:: EXERCISE DESCRIPTION ::
Within the data below, count the lines that include "ldres" and give only the count.

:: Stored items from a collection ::

###

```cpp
__global__ __launch_bounds__(256) void wino43_wgrad_finish_kernel(const float* dU, const float* cs, int Cout, int Cin, int Cout_w, int Cin_w,
                                                                  float* dw, float* dbias, int accumulate) {
    const long long idx = (long long)blockIdx.x * blockDim.x + threadIdx.x;
    if (dbias && idx < Cout_w) {
        const double pv[6] = {-1.0 / 9, 8.0 / 9, 0.0, 2.0 / 9, 0.0, -1.0 / 8};
        double c = 0.0;
#pragma unroll
        for (int a = 0; a < 6; ++a)
#pragma unroll
            for (int b = 0; b < 6; ++b)
                if (pv[a] != 0.0 && pv[b] != 0.0) c += pv[a] * pv[b] * (double)cs[(long long)(6 * a + b) * Cout + idx];
        dbias[idx] = accumulate ? dbias[idx] + (float)c : (float)c;
    }
    if (idx >= (long long)Cout * Cin) return;
    const int co = (int)(idx / Cin), ci = (int)(idx - (long long)co * Cin);
    if (co >= Cout_w || ci >= Cin_w) return;
    float u[6][6];
#pragma unroll
    for (int a = 0; a < 6; ++a)
#pragma unroll
        for (int b = 0; b < 6; ++b) u[a][b] = dU[(long long)(6 * a + b) * Cout * Cin + idx];
// ... 504 lines not shown
    if (T >= (1LL << 22) || 36LL * 16 * Cin * 16 + 16LL * Cin + 256 >= 0x70000000LL / 4) return 0;
    if (128LL * Cin + 128 >= 0x70000000LL / 4 || 128LL * Cout + 128 >= 0x70000000LL / 4) return 0;
    return 1;
}

extern "C" size_t vd_conv3x3_wino43_v_floats(int32_t nimg, int32_t H, int32_t W, int32_t Cin) {
    return (size_t)36 * ((size_t)nimg * (H / 4) * (W / 4)) * Cin;
}

extern "C" size_t vd_conv3x3_wino43_fwd_planes_ws_bytes(int32_t nimg, int32_t H, int32_t W, int32_t Cin, int32_t Cout) {
    const size_t T = (size_t)nimg * (H / 4) * (W / 4);
    return ((size_t)36 * Cout * Cin + (size_t)36 * T * Cout) * sizeof(float);
}

extern "C" int vd_conv3x3_fwd_planes_preferred(int32_t nimg, int32_t H, int32_t W, int32_t Cin, int32_t Cout, int32_t training) {
    if (!vd_conv3x3_wino43_fwd_planes_supported(nimg, H, W, Cin, Cout, Cin, Cout, Cout)) return 0;
    const long long T = (long long)nimg * (H / 4) * (W / 4);
    static const long long floor_t = getenv("VD_PLANES_MIN_TILES") ? atoll(getenv("VD_PLANES_MIN_TILES")) : VD_PLANES_MIN_TILES;
    static const int inference = getenv("VD_PLANES_INFERENCE") ? atoi(getenv("VD_PLANES_INFERENCE")) : VD_PLANES_INFERENCE;
    if (T < floor_t || Cout % 256 || Cin % 16) return 0;
    return training ? VD_PLANES_TRAINING : (inference != 0);
}

extern "C" int vd_conv3x3_wino43_fwd_planes(const float* xin, int64_t ldx, const float* w_oihw, const float* bias, const float* res,
                                            int64_t ldres, float* y, int64_t ldy, int32_t nimg, int32_t H, int32_t W, int32_t Cin,
                                            int32_t Cout, float* stats_part, float* V, float* ws, size_t ws_bytes, int32_t phase, void* stream) {
    VD_REQUIRE(xin && w_oihw && y && V && ws, "vd_conv3x3_wino43_fwd_planes: null operand");
    VD_REQUIRE(vd_conv3x3_wino43_fwd_planes_supported(nimg, H, W, Cin, Cout, ldx, ldy, res ? ldres : 0),
               "vd_conv3x3_wino43_fwd_planes: unsupported geometry nimg=%d H=%d W=%d Cin=%d Cout=%d", nimg, H, W, Cin, Cout);
    VD_REQUIRE(vd_aligned16(xin) && vd_aligned16(y) && vd_aligned16(V) && vd_aligned16(ws) && (!res || vd_aligned16(res)) &&
               (!bias || vd_aligned16(bias)), "vd_conv3x3_wino43_fwd_planes: operands must be 16-byte aligned");
    VD_REQUIRE(ws_bytes >= vd_conv3x3_wino43_fwd_planes_ws_bytes(nimg, H, W, Cin, Cout), "vd_conv3x3_wino43_fwd_planes: workspace too small");
    VD_REQUIRE(phase == 7 || phase == 1 || phase == 2 || phase == 4, "vd_conv3x3_wino43_fwd_planes: phase must be 7, 1, 2 or 4");
    const int TPI = (H / 4) * (W / 4), T = nimg * TPI;
    float* Up = ws;
    float* Mb = ws + (size_t)36 * Cout * Cin;
    hipStream_t st = (hipStream_t)stream;
    if (phase & 1) {
        const long long plane = (long long)Cout * Cin;
        hipLaunchKernelGGL(wino43_pack_planes_kernel, dim3((unsigned)((plane + 255) / 256)), dim3(256), 0, st, w_oihw, Up, Cout, Cin);
        VD_LAUNCH_CHECK("wino43_pack_planes_kernel");
        WgT43 t = {};
        t.x = xin; t.ldx = ldx; t.V = V;
        t.nimg = nimg; t.H = H; t.W = W; t.Cin = Cin; t.Cout = Cout; t.TW = W / 4; t.TPI = TPI; t.T = T;
        t.z0 = 0;
        hipLaunchKernelGGL(wino43_wgrad_transform_kernel, dim3((unsigned)(T / 4), (unsigned)((Cin + 255) / 256), 1), dim3(64, 4), 0, st, t);
        VD_LAUNCH_CHECK("wino43_wgrad_transform_kernel(V)");
    }
    if (phase & 2) {
        vd_gemm_desc d = {};
        d.A = V; d.B = Up; d.C = Mb;
        d.M = T; d.N = Cout; d.K = Cin; d.a_kind = VD_ROW; d.b_kind = VD_ROW;
        d.lda = Cin; d.ldb = Cin; d.ldc = Cout;
        d.batch = 36; d.nh = 1; d.alpha = 1.f;
        d.sAb = 16LL * Cin; d.sBb = (long long)Cout * Cin; d.sCb = (long long)T * Cout;
        const int rc = vd_gemm_rowblk(&d, 36LL * 16 * Cin, stream);
        if (rc) return rc;
    }
    if (phase & 4) {
        Out43 o = {};
        o.M = Mb; o.plane = (long long)T * Cout; o.bias = bias; o.res = res; o.ldr = ldres; o.y = y; o.ldy = ldy; o.stats = stats_part;
        o.H = H; o.W = W; o.Cout = Cout; o.TW = W / 4; o.TPI = TPI; o.T = T;
        o.CT = vd_conv3x3_wino43_fwd_chunk_rows(H, W) / 16;
        hipLaunchKernelGGL(wino43_out_transform_kernel, dim3((unsigned)(T / o.CT), (unsigned)((Cout + 63) / 64)), dim3(16, 16), 0, st, o);
        VD_LAUNCH_CHECK("wino43_out_transform_kernel");
    }
    return 0;
}

extern "C" size_t vd_conv3x3_wino43_dm_floats(int32_t nimg, int32_t H, int32_t W, int32_t Cout) {
    const size_t T = (size_t)nimg * (H / 4) * (W / 4);
    return (size_t)36 * ((T + 15) / 16 * 16) * Cout;
}

extern "C" int vd_conv3x3_wino43_dy_image(const float* dy, int64_t lddy, int32_t nimg, int32_t H, int32_t W, int32_t Cout, float* dM,
                                          void* stream) {
    VD_REQUIRE(dy && dM, "vd_conv3x3_wino43_dy_image: null operand");
    VD_REQUIRE(nimg > 0 && H >= 4 && W >= 4 && H % 4 == 0 && W % 4 == 0 && Cout > 0 && Cout % 4 == 0 && lddy % 4 == 0 && lddy >= Cout,
               "vd_conv3x3_wino43_dy_image: unsupported geometry nimg=%d H=%d W=%d Cout=%d", nimg, H, W, Cout);
    VD_REQUIRE(vd_aligned16(dy) && vd_aligned16(dM), "vd_conv3x3_wino43_dy_image: operands must be 16-byte aligned");
    const long long TPI = (long long)(H / 4) * (W / 4), T = nimg * TPI;
    VD_REQUIRE(T % 4 == 0 && T < (1LL << 31) && (long long)nimg * H * W * lddy < 0x7FFFFFF0LL / 4 && T * Cout * 4 < (1LL << 40),
               "vd_conv3x3_wino43_dy_image: tile count or tensor size out of range");
    WgT43 t = {};
    t.dy = dy; t.lddy = lddy; t.dM = dM;
    t.nimg = nimg; t.H = H; t.W = W; t.Cin = Cout; t.Cout = Cout; t.TW = W / 4; t.TPI = (int)TPI; t.T = (int)T;
    t.z0 = 1;
    hipLaunchKernelGGL(wino43_wgrad_transform_kernel, dim3((unsigned)(T / 4), (unsigned)((Cout + 255) / 256), 1), dim3(64, 4), 0,
                       (hipStream_t)stream, t);
    VD_LAUNCH_CHECK("wino43_wgrad_transform_kernel(dM)");
// ... 72 lines not shown
```

v-diffusion-torch_amd/v_diffusion/_hip.py:

```python
import ctypes as C
import os
import re

import numpy as np
import torch
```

###

:: RESPONSE TO THIS EXERCISE ::
3